Bik博士に関する紹介記事はいくつかありますが、Natureのこの記事は充実しています。画像操作が見出された論文の大半は、研究機関、あるいは学術誌、いずれも対応をとっておらず、告発全てが対応された場合のインパクトはかなりのものになるはずです。中国の国家的な重要研究者のグループの画像操作を指摘した際には、大きなニュースになり政治的な意図を想像する人まで現れました。しかし、実数として中国発の論文は数も多く、かなり激しい競争もあることから、ある程度不正がヒットしやすい状況になっていることは間違いないでしょう。Bik博士は、微生物学分野での実績を有する研究者であることがひとつの強みであり、同じような背景で研究公正に取り組み研究者はまだ少ないです。私は研究論文の中にモザイク的に合成された画像がこれほどたくさんあるとは気付いていませんでした。

不正として告発する意図がないということは何度も強調されており、酷いものは撤回、間違いは訂正という形で対応が行われることを期待しているというスタンスのせいで、今のところは訴訟も起こっていないようです(SNSにおける酷い中傷は目にしますので、こちらはストレスになっていると思います)。

Is research integrity training a waste of time? Conroy, G. Nature Index, 2020

研究倫理教育には効果があるのか?アウトプットの指標を研究不正の数とするならば、暗数が多すぎて、評価不能です。BMC Medical Ethicsの論文は、「(もともと)悪い」研究者という見方をサポートするものでした。倫理教育は早ければ早いほど良い、公式な教育は少なくとも学部生の時期には必要という見方が紹介されています。研究者の性向を調べる上で、失敗をどう取り扱うか、研究のショートカットをしないかという観点は興味深いです。

The tadpole paper mill. Bik, E. Science Integrity Digest, 2020

Paper Millとは、学術論文や博士論文を有償で請け負ういわゆるContract Cheatingの中でも、論文を量産するタイプの組織を指す言葉です。お金で学位を売るのがDiploma Millですが、Paper Millはそれが論文になるケースです。大量生産するためには、ひとつ一つに手間をかけるわけにはいきませんから、あるテンプレートにそった構成、データはリサイクルか、改ざんという手段に頼ることになります。実験をしないことはいうまでもありません。記事では、400を超える量産型論文が同定されていることが解説されています。百均の商品にカラーバリエーションがあるように、量産型論文は基本的な構造は同じですが、扱う遺伝子や疾患の組合せが変えてあります。また、採択されやすいように旬のテーマであるmiRNAなどの要素も散りばめられています。日本と同様、中国では医師が学位を取る際に基礎研究の論文が求められるということも背景にはあるようです。Paper Millの論文はしばしば異なる学術誌に同時に投稿されます。これからはORCIDをはじめ研究者のIDの確認が厳しくなるでしょう。また、プレプリントサーバが重投稿の防止のために利用される(あるいは事前の投稿が奨励される)ということも起こりそうです。Leonid Schneiderによる皮肉の効いた解説はこちらです。

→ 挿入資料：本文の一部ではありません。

static void important_texel_box(const uint8_t* imp, uint32_t nx, uint32_t ny, uint32_t nz, int (&lo)[3], int (&hi)[3])
{
    int x0 = INT32_MAX, y0 = INT32_MAX, z0 = INT32_MAX, x1 = -1, y1 = -1, z1 = -1;
    for (uint32_t z = 0; z < nz; ++z)
        for (uint32_t y = 0; y < ny; ++y) {
            const uint8_t* row = imp + (static_cast<size_t>(z) * ny + y) * nx;
            int first = -1, last = -1;
            uint32_t x = 0;
            for (; x + 8u <= nx; x += 8u) {
                uint64_t w;
                std::memcpy(&w, row + x, 8);
                w &= 0x8080808080808080ull;
                if (!w) continue;
                if (first < 0) first = static_cast<int>(x) + (__builtin_ctzll(w) >> 3);
                last = static_cast<int>(x) + 7 - (__builtin_clzll(w) >> 3);
            }
            for (; x < nx; ++x)
                if (row[x] & 0x80u) { if (first < 0) first = static_cast<int>(x); last = static_cast<int>(x); }
            if (first < 0) continue;
            x0 = std::min(x0, first); x1 = std::max(x1, last);
            y0 = std::min(y0, static_cast<int>(y)); y1 = std::max(y1, static_cast<int>(y));
            z0 = std::min(z0, static_cast<int>(z)); z1 = std::max(z1, static_cast<int>(z));
        }
    if (x1 < 0) { lo[0] = lo[1] = lo[2] = 1; hi[0] = hi[1] = hi[2] = 0; return; }
    lo[0] = x0; lo[1] = y0; lo[2] = z0; hi[0] = x1; hi[1] = y1; hi[2] = z1;
}

// ... 34 lines not shown
    hipError_t e = hipMalloc(&d_stats, init.size());
    if (e == hipSuccess) e = hipMemcpy(d_stats, init.data(), init.size(), hipMemcpyHostToDevice);
    if (e == hipSuccess) {
        hipLaunchKernelGGL(volym_label_stats_kernel, dim3(stream_grid(c, n_chunks)), dim3(256), 0, stream, reinterpret_cast<const uint4*>(c->d_labels),
                           reinterpret_cast<unsigned long long*>(d_stats), reinterpret_cast<int*>(d_stats + 256 * sizeof(unsigned long long)),
                           nx, ny, nz, c->labels_bricked ? 1u : 0u, static_cast<uint32_t>(n_chunks));
        e = hipGetLastError();
    }
    if (e == hipSuccess) e = hipMemcpyAsync(init.data(), d_stats, init.size(), hipMemcpyDeviceToHost, stream);
    if (e == hipSuccess) e = hipStreamSynchronize(stream);
    (void)hipFree(d_stats);
    if (e != hipSuccess) {
        (void)hipFree(c->d_labels); c->d_labels = nullptr;
        return fail(c, VOLYM_E_HIP, std::string("volym_set_labels: ") + hipGetErrorString(e));
    }
    std::memcpy(c->label_count, init.data(), sizeof c->label_count);
    std::memcpy(c->label_box, boxes, sizeof c->label_box);
    return VOLYM_OK;
}

int volym_set_segment_importances(volym_ctx* c, const uint8_t table[256])
{
    if (!c) return VOLYM_E_INVALID;
    if (!table) return fail(c, VOLYM_E_INVALID, "volym_set_segment_importances: NULL table");
    if (!c->d_labels) return fail(c, VOLYM_E_STATE, "volym_set_segment_importances: no labels (volym_set_labels first; volym_set_importances drops them)");
    int rc = quiesce_slots(c);
    if (rc != VOLYM_OK) return rc;
    const uint64_t nb = layout_bytes(c->labels_bricked, c->lnx, c->lny, c->lnz);
    if (c->imp_bytes != nb + 16u) {
        c->have_imp = false;
        if (c->d_imp) { HIPCHK(c, hipFree(c->d_imp)); c->d_imp = nullptr; }
        c->imp_bytes = 0;
        hipError_t e = hipMalloc(&c->d_imp, nb + 16u);
        if (e == hipSuccess) e = hipMemset(c->d_imp + nb, 0, 16);
        if (e != hipSuccess) { (void)hipFree(c->d_imp); c->d_imp = nullptr; return fail(c, VOLYM_E_NOMEM, std::string("hipMalloc(importances): ") + hipGetErrorString(e)); }
        c->imp_bytes = nb + 16u;
    }
    LabelTable t;
    std::memcpy(t.v, table, 256);
    const uint64_t n_chunks = (nb + 15u) / 16u;
    const hipStream_t stream = c->slot0().stream;
    hipLaunchKernelGGL(volym_segment_map_kernel, dim3(stream_grid(c, n_chunks)), dim3(256), 0, stream, reinterpret_cast<const uint4*>(c->d_labels),
                       reinterpret_cast<uint4*>(c->d_imp), t, c->lnx, c->lny, c->lnz, c->labels_bricked ? 1u : 0u, static_cast<uint32_t>(n_chunks));
    HIPCHK(c, hipGetLastError());
    HIPCHK(c, hipStreamSynchronize(stream));
    int lo[3] = {INT32_MAX, INT32_MAX, INT32_MAX}, hi[3] = {-1, -1, -1};
    for (int l = 0; l < 256; ++l) {
        if (table[l] < 128u || c->label_count[l] == 0u) continue;
        for (int a = 0; a < 3; ++a) { lo[a] = std::min(lo[a], c->label_box[l][a]); hi[a] = std::max(hi[a], c->label_box[l][3 + a]); }
    }
    for (int a = 0; a < 3; ++a) {
        if (hi[0] < 0) { c->imp_box_lo[a] = 1; c->imp_box_hi[a] = 0; continue; }
        c->imp_box_lo[a] = lo[a]; c->imp_box_hi[a] = hi[a];
    }
    c->inx = c->lnx; c->iny = c->lny; c->inz = c->lnz;
    c->have_imp = true;
    for (int i = 0; i < c->n_slots(); ++i) set_reject_box(c, c->slots[i]->fp);
    return rebuild_lists(c);
}

int volym_label_counts(volym_ctx* c, uint64_t counts[256])
{
    if (!c) return VOLYM_E_INVALID;
    if (!counts) return fail(c, VOLYM_E_INVALID, "volym_label_counts: NULL output");
    if (!c->d_labels) return fail(c, VOLYM_E_STATE, "volym_label_counts: no labels");
    std::memcpy(counts, c->label_count, sizeof c->label_count);
    return VOLYM_OK;
}

int volym_set_transfer_function(volym_ctx* c, const uint8_t* rgba8, uint32_t n)
{
    if (!c) return VOLYM_E_INVALID;
    if (!rgba8 || n < 1 || n > 256) return fail(c, VOLYM_E_INVALID, "volym_set_transfer_function: 1..256 RGBA8 texels");
    std::memset(c->lut, 0, sizeof c->lut);
    std::memcpy(c->lut, rgba8, static_cast<size_t>(n) * 4);
    c->tf_n = n;
    c->have_tf = true;
    for (int i = 0; i < c->n_slots(); ++i) c->slots[i]->tables_dirty = true;
    return VOLYM_OK;
}

}

static int ensure_frame_resources(volym_ctx* c, FrameSlot& s)
{
    if (s.df_thr_byte != s.thr_byte_cull) {
        if (c->mc_n <= 32u) hipLaunchKernelGGL(volym_distance_field_kernel<1>, dim3(1), dim3(1024), 0, s.stream, c->d_mc, s.d_df, s.d_aabb, c->mc_n, s.thr_byte_cull);
        else hipLaunchKernelGGL(volym_distance_field_kernel<4>, dim3(1), dim3(1024), 0, s.stream, c->d_mc, s.d_df, s.d_aabb, c->mc_n, s.thr_byte_cull);
        HIPCHK(c, hipGetLastError());
        s.df_thr_byte = s.thr_byte_cull;
        s.hull_dirty = true;
    }
    if (s.hull_dirty) {
        compute_culling(c, s);
        s.fp.tile_mask = nullptr;
        s.fp.tile_depth = nullptr;
        s.fp.mask_words = c->tile_mask_words;
        s.fp.tile_mask_spare = s.d_tile_mask ? s.d_tile_mask + static_cast<size_t>(s.mask_cur ^ 1) * c->tile_mask_words : nullptr;
        s.mask_pending = s.mask_wanted;
        s.view_launches = 0;
    }
    if (s.mask_pending && (s.view_launches >= 1u || c->mask_eager)) {
        ClipMatrix M;
        std::memcpy(M.m, s.mask_clip, sizeof M.m);
        s.mask_cur ^= 1;
        uint32_t* cur = s.d_tile_mask + static_cast<size_t>(s.mask_cur) * c->tile_mask_words;
        const uint32_t cells = c->mc_n * c->mc_n * c->mc_n;
        if (static_cast<size_t>(c->tile_mask_words) * sizeof(uint32_t) <= 48u * 1024u) {
            const uint32_t nb = (c->mc_n + 7u) / 8u;
            hipLaunchKernelGGL(volym_tile_mask_lds_kernel, dim3(nb * nb * ((c->mc_n + 3u) / 4u)), dim3(256), c->tile_mask_words * sizeof(uint32_t), s.stream, c->d_mc, c->mc_n,
                               s.thr_byte_cull, M, s.mask_margin, c->W, c->H, c->tiles_x * 2u, c->tile_mask_words, cur);
        } else {
            hipLaunchKernelGGL(volym_tile_mask_kernel, dim3((cells + 255u) / 256u), dim3(256), 0, s.stream, c->d_mc, c->mc_n, s.thr_byte_cull, M, s.mask_margin,
                               c->W, c->H, c->tiles_x * 2u, c->tile_mask_words, cur);
        }
        HIPCHK(c, hipGetLastError());
        s.fp.tile_mask = cur;
        s.fp.cull |= CULL_TILE_MASK;
        if (c->tile_depth && s.d_tile_depth) {
            const uint32_t n_t8 = 32u * c->tile_mask_words;
            HIPCHK(c, hipMemsetAsync(s.d_tile_depth, 0, 2u * static_cast<size_t>(n_t8) * sizeof(uint32_t), s.stream));
            const uint32_t nb = (c->mc_n + 7u) / 8u;
            hipLaunchKernelGGL(volym_tile_depth_kernel, dim3(nb * nb * ((c->mc_n + 3u) / 4u)), dim3(256), 0, s.stream, c->d_mc, c->mc_n, s.thr_byte_cull, M,
                               s.mask_margin, s.fp.eye[0], s.fp.eye[1], s.fp.eye[2], c->W, c->H, c->tiles_x * 2u, n_t8, s.d_tile_depth);
            HIPCHK(c, hipGetLastError());
            s.fp.tile_depth = s.d_tile_depth;
            s.fp.cull |= CULL_TILE_DEPTH;
        }
        s.fp.tile_mask_spare = s.d_tile_mask + static_cast<size_t>(s.mask_cur ^ 1) * c->tile_mask_words;
        s.mask_pending = false;
        if (s.view_launches >= 1u) s.view_serial.fetch_add(1, std::memory_order_relaxed);
    }
    s.view_launches++;
    return VOLYM_OK;
}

Don't correct science papers with manipulated photos – Retract! Bik, E. Science Integrity Digest, 2019

Bik博士は画像操作のある研究論文を多数告発していますが、画像操作にはふたつのタイプがあります。ひとつは、同じパネルを使い回すもので、どちらか一方はキャプションと異なるわけですから、ねつ造、改ざんの疑いが生じます。しかし、これはうっかり間違って配置したという言い訳が定番で、これを否定することは難しいです。例えば、実験対象は異なっているにも関わらず、ローディングコントロールのデータが同一であるケースなどが該当します。しかし、組織染色のデータなどで回転操作を加えていたり、あるいは縮尺率を変えて再利用したりしているものは意図的な操作である可能性が増します。もうひとつは、画像を切り貼りして新たなデータを合成しているケースです。こちらはうっかりミスと言い逃れすることは困難です。この記事では後者の画像の使い回しについて、出版社がcorrectionを認めることが批判されています。意図的にデータをねつ造していることが明らかとなったグループの他のデータが信頼できるかどうかは調査をしてみなければ分からないわけです。わが国では、そうしたケースで調査委員会から訂正を求められてもcorrectionすらしないケースがあります。そうしたラボのトップは国内での問題が小さい扱いに留まることで安心しているようですが、不正研究のトレースに時間をかけることの不毛さを嫌う研究者が彼らの研究をどう見ているかについてよく理解していないと思います。日本からの研究論文はデータそのものの真贋というおおよそ科学研究以前の偏見をもって評価されるようになってしまう可能性があります。

When it comes to good practice in science, we need to think global but act local. (Editorial) Nature, 2019

"change will come when we work alongside the communities we wish to change."とある通り、研究公正の推進には、トップダウンのポリシーや国際的な協調だけでは不十分で、草の根レベルでの研究者の努力も必要です。しかし、もしそう思うのであれば、Natureはもっと経験を積んだ研究者を編集部に加えるべきと思いますし、編集部独自の判断が幾多の迷惑を研究者コミュニティに与えてきた歴史を振り返るべきでしょう。

Top Chinese researcher faces questions about image manipulation. Normile, D. Science, 2019

中国の国家重点大学のひとつである南開大学に所属する曹雪涛(Cao Xuetao)博士に対して指摘されているミスコンダクトの疑義に関する記事。Cao博士はトップレベルの免疫学者として有名ですが、ミスコンダクトの指摘に少なくとも1年は専念することを宣言しているBik博士によって60の論文に問題があることが指摘されています。Cao博士は論文が示す結論に影響を与えるものではないと主張する一方で、自分にPIとしての管理責任があることを認め、学術誌とともに対応することを明言しています(Leonid Scheneiderによる記事)。中国のトップ研究者による不正の指摘であったため、Bik博士は特定の国を対象にした指摘ではないことを後日コメントせざるを得ませんでした。Bik博士は約1300の指摘をPubPeerで実施しており、対象となった研究者には日本人も含まれています。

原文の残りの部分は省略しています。